So, the total number of strings, if you look at the total number of runs or strings, total
number of runs that is the number of strings is equal to 1 2 plus 1 2 3 4 5 6 7 8. So,
the total number of runs in this PN sequence that is total number of strings of continuous
values in this PN sequence is equal to 8. Now, out of these total number of runs, I
have 4 runs are of length 1, out of these total number of runs 8, I have 4 runs of length
1. So, the length of the run is basically the length of the string is the length of
the run and we have 4 strings of length 1 which means we have 4 runs of length 1 and
the total number of runs is 8 and now look at this 4 is basically half of 8. So, basically
which means that half of the 8 runs are of length, 1.

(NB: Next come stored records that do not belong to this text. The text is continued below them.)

struct TeamMem {
    uint32_t *flags[kMaxPes] = {};
    uint64_t *ring[kMaxPes] = {};
    int pool_idx = -1;
    char *fold_scratch = nullptr;
    size_t fold_scratch_bytes = 0;
};

struct PoolBlock {
    uint32_t *ptr = nullptr;
    hipIpcMemHandle_t handle{};
    bool in_use = false;
};

constexpr long long kPhasedOff = std::numeric_limits<long long>::max();
constexpr long long kPhasedDefault = 4ll << 20;

struct PeRecord {
    int32_t pe, pid, device, flags_kind;
    int32_t flags_kind_requested;
    char pci_bus[32];
    uint64_t heap_size;
    int64_t max_blocks, ll_max_bytes, oneshot_p2, phased_min;
    uint64_t staging_bytes;
    int64_t staging_slots;
    int64_t xgmi_ll_max, xgmi_fold_max;
    hipIpcMemHandle_t heap_handle;
    hipIpcMemHandle_t flags_handle;
};

struct State {
    std::mutex mu;
    bool initialized = false;
    int pe = 0, npes = 1, device = 0;
    ShmBootstrap boot;

    char *heap = nullptr;
    size_t heap_size = 0;
    std::map<size_t, size_t> free_list;
    std::map<size_t, size_t> used;
    char *peer_heap[kMaxPes] = {};

    uint32_t *flags = nullptr;
    int flags_kind = 0;
    uint32_t *peer_flags[kMaxPes] = {};
    int dev_id[kMaxPes] = {};
    TeamMem tmem[kMaxTeams];
    int teams_max = kTeamsMaxDefault;
    size_t team_block_bytes = 0;
    std::vector<PoolBlock> team_pool;
    std::map<std::pair<int, uint32_t>, void *> peer_pool;
    uint32_t *err_host = nullptr;
    uint32_t *err_dev = nullptr;
    uint64_t *exch_host = nullptr, *exch_dev = nullptr;
    uint32_t *done_host = nullptr, *done_dev = nullptr;
    uint32_t done_seq = 0;
    int block_spin = 2;
    ishmemi_c_device_ctx_t *dctx = nullptr;
    uint32_t *dev_epochs = nullptr;
    uint32_t *kern_ep = nullptr;

    char *team_scratch = nullptr;
    char *count_slots = nullptr;
    char *staging = nullptr;
    size_t staging_bytes = 0;
    hipStream_t copy_in = nullptr, copy_out = nullptr;
    hipStream_t rma_stream = nullptr;
    hipEvent_t rma_ev = nullptr;
    bool rma_pending = false;
    hipStream_t last_stream = nullptr;
    bool last_stream_set = false;
    bool stream_order = false;
    long long oneshot_p2 = 32ll << 20;
    long long phased_min = kPhasedDefault;
    hipEvent_t order_ev = nullptr;
    hipEvent_t staging_ev = nullptr;
    bool staging_used = false;
    int staging_slots = kStagingSlotsDefault;
    int staged_copy_kernel = 0;
    bool test_flags_unavailable = false;
    int phased_peer_nt = 0;
    int ar_shifted = 1;
    int rs_xcd = 1;
    int direct_p2 = 1;
    int direct_max_pes = 4;
    int direct_inplace = 1;
    long long xgmi_ll_max = -1, xgmi_fold_max = -1;
    double xgmi_link_bps = 76.8e9;
    hipEvent_t ev_in[kMaxStagingSlots] = {}, ev_red[kMaxStagingSlots] = {}, ev_out[kMaxStagingSlots] = {};

    Team teams[kMaxTeams];
    int max_blocks = kMaxBlocks;
    long long ll_max_bytes = (long long) kLLDefaultBytes;
    long long timeout_ms = 60000;
    int debug = 0;
    int error_count = 0;
    uint64_t *trace = nullptr;
    bool phase_events = false, phase_recorded = false;
    hipEvent_t phase_ev[6] = {};
    double init_us[8] = {};
};

const char *const kInitPhase[8] = {"hip", "heap", "flags", "bootstrap", "ipc_heap", "ipc_flags", "teams", "total"};

State &S()
{
    static State s;
    return s;
}

struct CtxSlots {
    std::mutex mu;
    std::vector<const void *> shadows;
};
// ... 406 lines not shown
    a.ret = ret;
    a.trace = s.trace;
    const void *srcs[1] = {src};
    Plan pl = make_plan(dst, srcs, 1, n, es, t.size, s.max_blocks, 0);
    a.head = pl.head;
    a.nitems = pl.nitems;
    a.tail = pl.tail;
    a.items_per_chunk = pl.items_per_chunk;
    a.seg_items = pl.seg_items;
    const uintptr_t d0 = (uintptr_t) dst, s0 = (uintptr_t) src, nb = n * es;
    const bool realign = !pl.vec && d0 % es == 0 && s0 % es == 0 && nb >= kRealignMinBytes;
    if (realign && (long long) nb < s.phased_min && s.ar_shifted) {
        const void *dsts[1] = {dst};
        pl = make_plan(dst, dsts, 1, n, es, t.size, s.max_blocks, 0);
        a.head = pl.head;
        a.nitems = pl.nitems;
        a.tail = pl.tail;
        a.items_per_chunk = pl.items_per_chunk;
        a.seg_items = pl.seg_items;
    }
    const bool disjoint = d0 + nb <= s0 || s0 + nb <= d0;
    const PathLimits lim = team_limits(s, t);
    const bool fold_size = lim.fold > 0 && (long long) nb <= lim.fold;
    char *scratch = nullptr;
    if (fold_size && d0 == s0 && pl.vec && s.direct_inplace && (uint64_t) t.size * nb <= kInplaceFoldBytes) {
        const TeamMem &m = s.tmem[team];
        if (!m.fold_scratch || m.fold_scratch_bytes < nb + 16)
            return fail("reduce: the team's in-place fold scratch is missing");
        scratch = m.fold_scratch + (d0 & 15);
    }
    const bool inplace_fold = scratch != nullptr;
    const bool direct = (fold_size && disjoint && (pl.vec || realign)) || inplace_fold;
    if ((pl.vec || realign) && (direct || (long long) nb >= s.phased_min)) {
        PhaseArgs ph;
        memset(&ph, 0, sizeof(ph));
        for (int j = 0; j < t.size; ++j) {
            ph.src[j] = a.src[j];
            ph.dstp[j] = a.dstp[j];
        }
        ph.dst = a.dst;
        ph.head = pl.head;
        ph.nitems = pl.nitems;
        ph.tail = pl.tail;
        ph.items_per_chunk = pl.items_per_chunk;
        ph.elem = (uint32_t) es;
        ph.p = t.size;
        ph.me = t.my_idx;
        ph.peer_nt = s.phased_peer_nt;
        ph.whole = direct ? 1 : 0;
        ph.xcd_group = s.rs_xcd && device_share() == 1 ? 1 : 0;
        if (inplace_fold) ph.dst = scratch;
        if (realign) {
            const uint64_t h = std::min<uint64_t>(n, ((16 - d0 % 16) % 16) / es);
            ph.head = h;
            ph.nitems = (n - h) * es / 16;
            ph.tail = n - h - ph.nitems * (16 / es);
            ph.items_per_chunk = items_per_chunk(ph.nitems, t.size);
            ph.shift = (uint32_t) ((s0 + h * es) % 16);
            ph.total = nb;
        }
        const bool ev = s.phase_events && !capturing(st);
        auto mark = [&](int k) -> int {
            if (ev) HIP_TRY(hipEventRecord(s.phase_ev[k], st));
            return 0;
        };
        if (mark(0)) return 1;
        if (team_barrier(s, team, a, st)) return 1;
        if (mark(1)) return 1;
        HIP_TRY(launch_rs_phase(op, dt, ph, st));
        if (mark(2)) return 1;
        if (!direct) {
            if (team_barrier(s, team, a, st)) return 1;
            if (mark(3)) return 1;
            HIP_TRY(launch_ag_phase(ph, st));
        } else if (mark(3)) {
            return 1;
        }
        if (mark(4)) return 1;
        if (team_barrier(s, team, a, st)) return 1;
        if (mark(5)) return 1;
        if (inplace_fold && launch_copy(dst, scratch, nb, st)) return 1;
        s.phase_recorded = s.phase_recorded || ev;
        return 0;
    }
    if (t.size == 2 && (long long) nb <= lim.oneshot && disjoint) {
        a.oneshot = 1;
        a.items_per_chunk = pl.nitems;
        a.seg_items = seg_items(pl.nitems);
        pl.grid = (int) std::max<uint64_t>(
            1, std::min<uint64_t>(nsegs(pl.nitems, a.seg_items), (uint64_t) s.max_blocks));
    }
    HIP_TRY(launch_allreduce(op, dt, pl.vec, a, pl.grid, st));
    return 0;
}

constexpr size_t kPinMinBytes = (size_t) 1 << 20;

bool pageable_host(const void *p)
{
    hipPointerAttribute_t attr;
    if (hipPointerGetAttributes(&attr, p) != hipSuccess) {
        (void) hipGetLastError();
        return true;
    }
// ... 746 lines not shown
    if (env_flag_false("ISHMEM_ENABLE_GPU_IPC") && g_env_error.empty())
        g_env_error = std::string("ISHMEM_ENABLE_GPU_IPC=") + getenv("ISHMEM_ENABLE_GPU_IPC") +
                      " is not supported: ishmem_amd's collectives are IPC-only (peer loads over xGMI from "
                      "IPC-mapped heaps; there is no proxy path)";
    if (env_flag_true("ISHMEM_ENABLE_ACCESSIBLE_HOST_HEAP") && g_env_error.empty())
        g_env_error = std::string("ISHMEM_ENABLE_ACCESSIBLE_HOST_HEAP=") + getenv("ISHMEM_ENABLE_ACCESSIBLE_HOST_HEAP") +
                      " is not supported: the symmetric heap is device memory shared over IPC (host buffers "
                      "are accepted by every call and staged)";
    s.max_blocks = (int) std::min<long long>(kMaxBlocks, std::max<long long>(1, env_ll("ISHMEM_MAX_BLOCKS", kMaxBlocks)));
    s.timeout_ms = std::max<long long>(1, env_ll("ISHMEM_TIMEOUT_MS", 60000));
    s.ll_max_bytes = std::min<long long>((long long) kLLMaxBytes,
                                         std::max<long long>(0, env_bytes("ISHMEM_LL_MAX_BYTES", (long long) kLLDefaultBytes)));
    s.debug = debug_level();
    s.trace = nullptr;
    s.stream_order = env_ll("ISHMEM_STREAM_ORDER", 0) != 0;
    s.oneshot_p2 = std::max<long long>(0, env_bytes("ISHMEM_ONESHOT_P2_MAX_BYTES", 32ll << 20));
    s.phased_min = env_bytes("ISHMEM_PHASED_MIN_BYTES", kPhasedDefault);
    if (s.phased_min < 0) s.phased_min = kPhasedOff;
    s.staging_bytes = (env_size("ISHMEM_STAGING_SIZE", (size_t) 128 << 20) + kHeapAlign - 1) &
                      ~(size_t) (kHeapAlign - 1);
    s.staging_slots = (int) std::min<long long>(kMaxStagingSlots, std::max<long long>(2, env_ll("ISHMEM_STAGING_SLOTS", kStagingSlotsDefault)));
    s.staged_copy_kernel = (int) (env_ll("ISHMEM_STAGED_COPY_KERNEL", kStagedCopyKernelDefault) & 3);
    const size_t heap_request = env_size("ISHMEM_SYMMETRIC_SIZE", (size_t) 4 << 30);
    const int first_kind = (int) std::min<long long>(kFlagsCoarse, std::max<long long>(0, env_ll("ISHMEM_FLAGS_KIND", 0)));
#ifdef ISHMEMI_TEST_HOOKS
    s.test_flags_unavailable = env_ll("ISHMEM_TEST_FLAGS_UNAVAILABLE", 0) != 0;
#else
    for (const char *hook : {"ISHMEM_TEST_FLAGS_UNAVAILABLE", "ISHMEM_TEST_PCI_BUS"})
        if (getenv(hook) && g_env_error.empty())
            g_env_error = std::string(hook) + " is a test hook, honoured only by libishmem_amd_testhooks.so";
#endif
    const bool ep_uncached = env_ll("ISHMEM_EP_UNCACHED", 0) != 0;
    s.phased_peer_nt = env_ll("ISHMEM_PHASED_PEER_NT", 0) != 0;
    s.teams_max = kTeamsMaxDefault;
    if (const char *tm = getenv("ISHMEM_TEAMS_MAX"); tm && *tm) {
        const long long v = env_ll("ISHMEM_TEAMS_MAX", kTeamsMaxDefault);
        if (v < 0 && g_env_error.empty())
            g_env_error = std::string("ISHMEM_TEAMS_MAX='") + tm + "' is not a team count";
        else if (v > kMaxTeams && g_env_error.empty())
            g_env_error = "ISHMEM_TEAMS_MAX=" + std::to_string(v) + ": requested " + std::to_string(v) +
                          " teams, but only " + std::to_string(kMaxTeams) + " are supported";
        s.teams_max = (int) std::min<long long>(kMaxTeams, std::max<long long>(kPredefTeams, v));
    }
    s.xgmi_ll_max = std::max<long long>(-1, env_bytes("ISHMEM_XGMI_LL_MAX_BYTES", -1));
    s.xgmi_fold_max = std::max<long long>(-1, env_bytes("ISHMEM_XGMI_FOLD_MAX_BYTES", -1));
    s.xgmi_link_bps = 76.8e9;
    if (const char *bk = getenv("ISHMEM_BARRIER_KIND"); bk && *bk && strcasecmp(bk, "kernel") != 0 && g_env_error.empty())
        g_env_error = std::string("ISHMEM_BARRIER_KIND='") + bk +
                      "' is not supported: team barriers are the one-workgroup barrier kernel ('kernel')";
    if (!g_env_error.empty()) {
        const std::string e = g_env_error;
        g_env_error.clear();
        return fail("init: " + e);
    }
    warn_unknown_env();

    using clk = std::chrono::steady_clock;
    const auto t_start = clk::now();
    auto t_mark = t_start;
    auto phase_done = [&](int k) {
        const auto now = clk::now();
        s.init_us[k] = std::chrono::duration<double, std::micro>(now - t_mark).count();
        t_mark = now;
        if (s.debug > 1) {
            fprintf(stderr, "[ishmem_amd] PE %d init: %s done (%.1f ms)\n", pe, kInitPhase[k], s.init_us[k] / 1000.0);
            fflush(stderr);
// ... 32 lines not shown
    s.done_host = (uint32_t *) ((char *) s.err_host + kErrDoneOffset);
    s.done_dev = (uint32_t *) ((char *) s.err_dev + kErrDoneOffset);
    s.done_seq = 0;
    HIP_TRY(hipDeviceSynchronize());

    for (int i = 0; i < kMaxPes; ++i) {
        s.peer_heap[i] = nullptr;
        s.peer_flags[i] = nullptr;
    }
    s.peer_heap[pe] = s.heap;
    s.peer_flags[pe] = s.flags;
    for (int i = 0; i < kMaxPes; ++i) s.dev_id[i] = 0;
    phase_done(2);

    if (npes > 1) {
        struct PtracerWindow {
            PtracerWindow() { prctl(PR_SET_PTRACER, PR_SET_PTRACER_ANY, 0, 0, 0); }
            ~PtracerWindow() { prctl(PR_SET_PTRACER, 0, 0, 0, 0); }
        } ptracer_window;
        std::string err;
        if (s.boot.attach(pe, npes, key, (int) std::max<long long>(s.timeout_ms, 10000), err))
            return fail(err);
        PeRecord mine{};
        mine.pe = pe;
        mine.pid = (int32_t) getpid();
        mine.device = s.device;
        mine.flags_kind = s.flags_kind;
        mine.flags_kind_requested = first_kind;
        mine.heap_size = s.heap_size;
        mine.max_blocks = s.max_blocks;
        mine.ll_max_bytes = s.ll_max_bytes;
        mine.oneshot_p2 = s.oneshot_p2;
        mine.phased_min = s.phased_min;
        mine.staging_bytes = s.staging_bytes;
        mine.staging_slots = s.staging_slots;
        mine.xgmi_ll_max = s.xgmi_ll_max;
        mine.xgmi_fold_max = s.xgmi_fold_max;
        if (hipDeviceGetPCIBusId(mine.pci_bus, sizeof(mine.pci_bus), s.device) != hipSuccess) {
            (void) hipGetLastError();
            snprintf(mine.pci_bus, sizeof(mine.pci_bus), "dev%d", s.device);
        }
#ifdef ISHMEMI_TEST_HOOKS
        if (const char *fake = getenv("ISHMEM_TEST_PCI_BUS"))
            snprintf(mine.pci_bus, sizeof(mine.pci_bus), "%s", fake);
#endif
        if (hipError_t e = hipIpcGetMemHandle(&mine.heap_handle, s.heap); e != hipSuccess)
            return fail(std::string("init: hipIpcGetMemHandle of the symmetric heap: ") + hipGetErrorString(e) + ipc_hint());
        mine.flags_handle = flags_handle;
        PeRecord all[kMaxPes];
        if (s.boot.allgather(&mine, all, sizeof(PeRecord), err)) return fail(err);
        phase_done(3);
        for (int j = 0; j < npes; ++j) {
            s.ll_max_bytes = std::min<long long>(s.ll_max_bytes, all[j].ll_max_bytes);
            s.oneshot_p2 = std::min<long long>(s.oneshot_p2, all[j].oneshot_p2);
            s.phased_min = std::max<long long>(s.phased_min, all[j].phased_min);
            s.staging_bytes = std::min<size_t>(s.staging_bytes, all[j].staging_bytes);
            s.staging_slots = (int) std::min<int64_t>(s.staging_slots, all[j].staging_slots);
            if (all[j].xgmi_ll_max >= 0)
                s.xgmi_ll_max = s.xgmi_ll_max < 0 ? all[j].xgmi_ll_max : std::min<long long>(s.xgmi_ll_max, all[j].xgmi_ll_max);
            if (all[j].xgmi_fold_max >= 0)
                s.xgmi_fold_max = s.xgmi_fold_max < 0 ? all[j].xgmi_fold_max
                                                       : std::min<long long>(s.xgmi_fold_max, all[j].xgmi_fold_max);
        }
        int share = 0;
        for (int j = 0; j < npes; ++j)
            share += strncmp(all[j].pci_bus, mine.pci_bus, sizeof(mine.pci_bus)) == 0;
        for (int j = 0; j < npes; ++j) {
            s.dev_id[j] = j;
            for (int k = 0; k < j; ++k)
                if (strncmp(all[j].pci_bus, all[k].pci_bus, sizeof(all[j].pci_bus)) == 0) {
                    s.dev_id[j] = s.dev_id[k];
                    break;
                }
        }
        bool coarse_forced = false;
        for (int j = 0; j < npes; ++j) coarse_forced = coarse_forced || all[j].flags_kind_requested == kFlagsCoarse;
        set_device_share(share);
        for (int j = 0; j < npes; ++j) {
            if (j == pe) continue;
            if (all[j].heap_size != s.heap_size)
                return fail("init: ISHMEM_SYMMETRIC_SIZE differs between PEs");
            if (all[j].device != s.device) {
                int can = 0;
                if (hipDeviceCanAccessPeer(&can, s.device, all[j].device) != hipSuccess || !can)
                    return fail("init: no peer access from device " + std::to_string(s.device) +
                                " to device " + std::to_string(all[j].device) + " (PE " +
                                std::to_string(j) + ")");
                hipError_t e = hipDeviceEnablePeerAccess(all[j].device, 0);
// ... 1209 lines not shown

const char *ishmemi_c_last_error(void) { return g_last_error.c_str(); }

int ishmemi_c_phase_times(float *ms5)
{
    State &s = S();
    if (!ms5) return fail("phase_times: null output");
    if (!s.phase_recorded || !s.phase_ev[0]) return fail("phase_times: no phased reduce recorded (set_param phase_events 1)");
    HIP_TRY(hipEventSynchronize(s.phase_ev[5]));
    for (int k = 0; k < 5; ++k) HIP_TRY(hipEventElapsedTime(&ms5[k], s.phase_ev[k], s.phase_ev[k + 1]));
    return 0;
}
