@@ -1591,8 +1578,8 @@
   if (!D.last) throw Error("no resident run to read from");
   Slot& S = *D.last;
   std::vector<uint32_t> coords(n * 64);
-  RLN_HIP(hipMemcpyAsync(coords.data(), S.coords.p, n * 256, hipMemcpyDeviceToHost, D.sC));
-  RLN_HIP(hipStreamSynchronize(D.sC));
+  RLN_HIP(hipMemcpyAsync(coords.data(), S.coords.p, n * 256, hipMemcpyDeviceToHost, D.st[STREAM_C]));
+  RLN_HIP(hipStreamSynchronize(D.st[STREAM_C]));
   std::vector<uint8_t> pub;
   const bool from_public = !D.have_values_kernel && D.ni == 6;
   if (from_public) fetch_public(n, &pub);
@@ -1621,11 +1608,11 @@
   Slot& S = *(Slot*)slot;
   const uint32_t npub = D.ni - 1;
   DevBuf<uint32_t> tmp(n * npub * 8);
-  hipLaunchKernelGGL(k_public_signals, dim3(div_up(n, 64), div_up(npub, 4)), dim3(64, 4), 0, D.sC, S.V.p,
+  hipLaunchKernelGGL(k_public_signals, dim3(div_up(n, 64), div_up(npub, 4)), dim3(64, 4), 0, D.st[STREAM_C], S.V.p,
                      D.sig2node.p, npub, (uint32_t)B_, (uint32_t)n, tmp.p);
   out_le->resize(n * npub * 32);
-  RLN_HIP(hipMemcpyAsync(out_le->data(), tmp.p, out_le->size(), hipMemcpyDeviceToHost, D.sC));
-  RLN_HIP(hipStreamSynchronize(D.sC));
+  RLN_HIP(hipMemcpyAsync(out_le->data(), tmp.p, out_le->size(), hipMemcpyDeviceToHost, D.st[STREAM_C]));
+  RLN_HIP(hipStreamSynchronize(D.st[STREAM_C]));
 }
 
 void Prover::fetch_witness(size_t p, std::vector<uint8_t>* w_le) {
@@ -1633,11 +1620,11 @@
   sync();
   if (!D.last || p >= B_) throw Error("no resident run to read from");
   DevBuf<uint32_t> tmp((size_t)D.NS * 8);
-  hipLaunchKernelGGL(k_gather_col, dim3(div_up(D.NS, 256)), dim3(256), 0, D.sC, D.last->V.p, D.sig2node.p, D.NS,
+  hipLaunchKernelGGL(k_gather_col, dim3(div_up(D.NS, 256)), dim3(256), 0, D.st[STREAM_C], D.last->V.p, D.sig2node.p, D.NS,
                      (uint32_t)B_, (uint32_t)p, tmp.p);
   w_le->resize((size_t)D.NS * 32);
-  RLN_HIP(hipMemcpyAsync(w_le->data(), tmp.p, w_le->size(), hipMemcpyDeviceToHost, D.sC));
-  RLN_HIP(hipStreamSynchronize(D.sC));
+  RLN_HIP(hipMemcpyAsync(w_le->data(), tmp.p, w_le->size(), hipMemcpyDeviceToHost, D.st[STREAM_C]));
+  RLN_HIP(hipStreamSynchronize(D.st[STREAM_C]));
 }
 
 void Prover::fetch_h(size_t p, std::vector<uint8_t>* h_le) {
@@ -1645,11 +1632,11 @@
   sync();
   if (!D.last || p >= B_) throw Error("no resident run to read from");
   DevBuf<uint32_t> tmp((size_t)D.n * 8);
-  hipLaunchKernelGGL(k_gather_col, dim3(div_up(D.n, 256)), dim3(256), 0, D.sC, D.last->abc.p, (const uint32_t*)nullptr,
+  hipLaunchKernelGGL(k_gather_col, dim3(div_up(D.n, 256)), dim3(256), 0, D.st[STREAM_C], D.last->abc.p, (const uint32_t*)nullptr,
                      D.n, (uint32_t)B_, (uint32_t)p, tmp.p);
   h_le->resize((size_t)D.n * 32);
-  RLN_HIP(hipMemcpyAsync(h_le->data(), tmp.p, h_le->size(), hipMemcpyDeviceToHost, D.sC));
-  RLN_HIP(hipStreamSynchronize(D.sC));
+  RLN_HIP(hipMemcpyAsync(h_le->data(), tmp.p, h_le->size(), hipMemcpyDeviceToHost, D.st[STREAM_C]));
+  RLN_HIP(hipStreamSynchronize(D.st[STREAM_C]));
 }
 
 void Prover::residue(uint64_t out[RESIDUE_FIELDS]) {
@@ -1658,10 +1645,10 @@
   if (!D.last) throw Error("no run to read from");
   Slot& S = *D.last;
   DevBuf<unsigned long long> cnt(RESIDUE_FIELDS);
-  RLN_HIP(hipMemsetAsync(cnt.p, 0, cnt.bytes(), D.sC));
+  RLN_HIP(hipMemsetAsync(cnt.p, 0, cnt.bytes(), D.st[STREAM_C]));
   auto count = [&](int k, const void* p, size_t bytes) {
     if (p && bytes >= 16)
-      hipLaunchKernelGGL(k_count_nonzero16, dim3(2048), dim3(256), 0, D.sC, (const uint4*)p, bytes / 16, cnt.p + k);
+      hipLaunchKernelGGL(k_count_nonzero16, dim3(2048), dim3(256), 0, D.st[STREAM_C], (const uint4*)p, bytes / 16, cnt.p + k);
   };
   count(0, S.digits.p, S.digits.bytes());
   count(1, S.digits2.p, S.digits2.bytes());
@@ -1677,8 +1664,8 @@
   count(5, S.rs.p, S.rs.bytes());
   RLN_HIP(hipGetLastError());
   unsigned long long h[RESIDUE_FIELDS];
-  RLN_HIP(hipMemcpyAsync(h, cnt.p, sizeof h, hipMemcpyDeviceToHost, D.sC));
-  RLN_HIP(hipStreamSynchronize(D.sC));
+  RLN_HIP(hipMemcpyAsync(h, cnt.p, sizeof h, hipMemcpyDeviceToHost, D.st[STREAM_C]));
+  RLN_HIP(hipStreamSynchronize(D.st[STREAM_C]));
   for (int k = 0; k < RESIDUE_FIELDS; k++) out[k] = h[k];
 }
 
diff --git a/zerokit_amd/csrc/prover_plan.cpp b/zerokit_amd/csrc/prover_plan.cpp
--- a/zerokit_amd/csrc/prover_plan.cpp
+++ b/zerokit_amd/csrc/prover_plan.cpp
@@ -524,4 +524,116 @@
   return S;
 }
 
-}
+StreamPlan stream_plan(const BatchShape& sh, int mode, bool streamed) {
+  StreamPlan P{};
+  const bool early = sh.early, lone_early = sh.early && sh.g2_on_front;
+  for (int s = 0; s < PROVER_STAGE_COUNT; s++) P.runs[s] = true;
+  P.runs[STAGE_STAGING] = streamed;
+  P.runs[STAGE_PP] = sh.fused && mode == PROVE_FINISH;
+  P.runs[STAGE_G1_EARLY] = P.runs[STAGE_SUM_A] = early;
+  P.runs[STAGE_G1_DONE] = !early;
+  P.runs[STAGE_SUM_G2] = early || sh.tiny_partial;
+  uint8_t* st = P.stream;
+  st[STAGE_STAGING] = st[STAGE_INTERP] = STREAM_F;
+  st[STAGE_PP] = STREAM_C;
+  st[STAGE_G1_EARLY] = st[STAGE_G1_DONE] = STREAM_W;
+  st[STAGE_SUM_A] = STREAM_C;
+  if (!sh.small) {
+    st[STAGE_VALUES] = STREAM_F;
+    st[STAGE_QUOT] = STREAM_Q;
+    st[STAGE_G1_LATE] = st[STAGE_G2] = st[STAGE_SUM_G2] = STREAM_W;
+    st[STAGE_SUM_C] = st[STAGE_COPY] = STREAM_C;
+    st[STAGE_WIPE] = STREAM_F;
+  } else if (!early) {
+    st[STAGE_VALUES] = STREAM_C;
+    st[STAGE_QUOT] = st[STAGE_G2] = st[STAGE_SUM_G2] = STREAM_Q;
+    st[STAGE_G1_LATE] = STREAM_W;
+    st[STAGE_SUM_C] = st[STAGE_COPY] = STREAM_C;
+    st[STAGE_WIPE] = sh.lone ? STREAM_C : STREAM_F;
+  } else if (lone_early) {
+    st[STAGE_VALUES] = STREAM_C;
+    st[STAGE_QUOT] = st[STAGE_G1_LATE] = st[STAGE_SUM_C] = STREAM_Q;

Now, let us look at the number of runs of length 2, we have 2 runs of length 2 which
means one-fourth of 8 , 8 is the total number of runs one-fourth of 8 is 2. So, one-fourth of 8 which is basically one-fourth
of total runs are of length 2. So, what we are observing is half of the runs are of length
1, one-fourth of the runs are of length 2 and interestingly if you look at this you
will further realize that you have 1 run of length 3. So, I have 1 run of length 3, which
is one-eighth of the total number of runs. So, one-eighth of 8 is 1.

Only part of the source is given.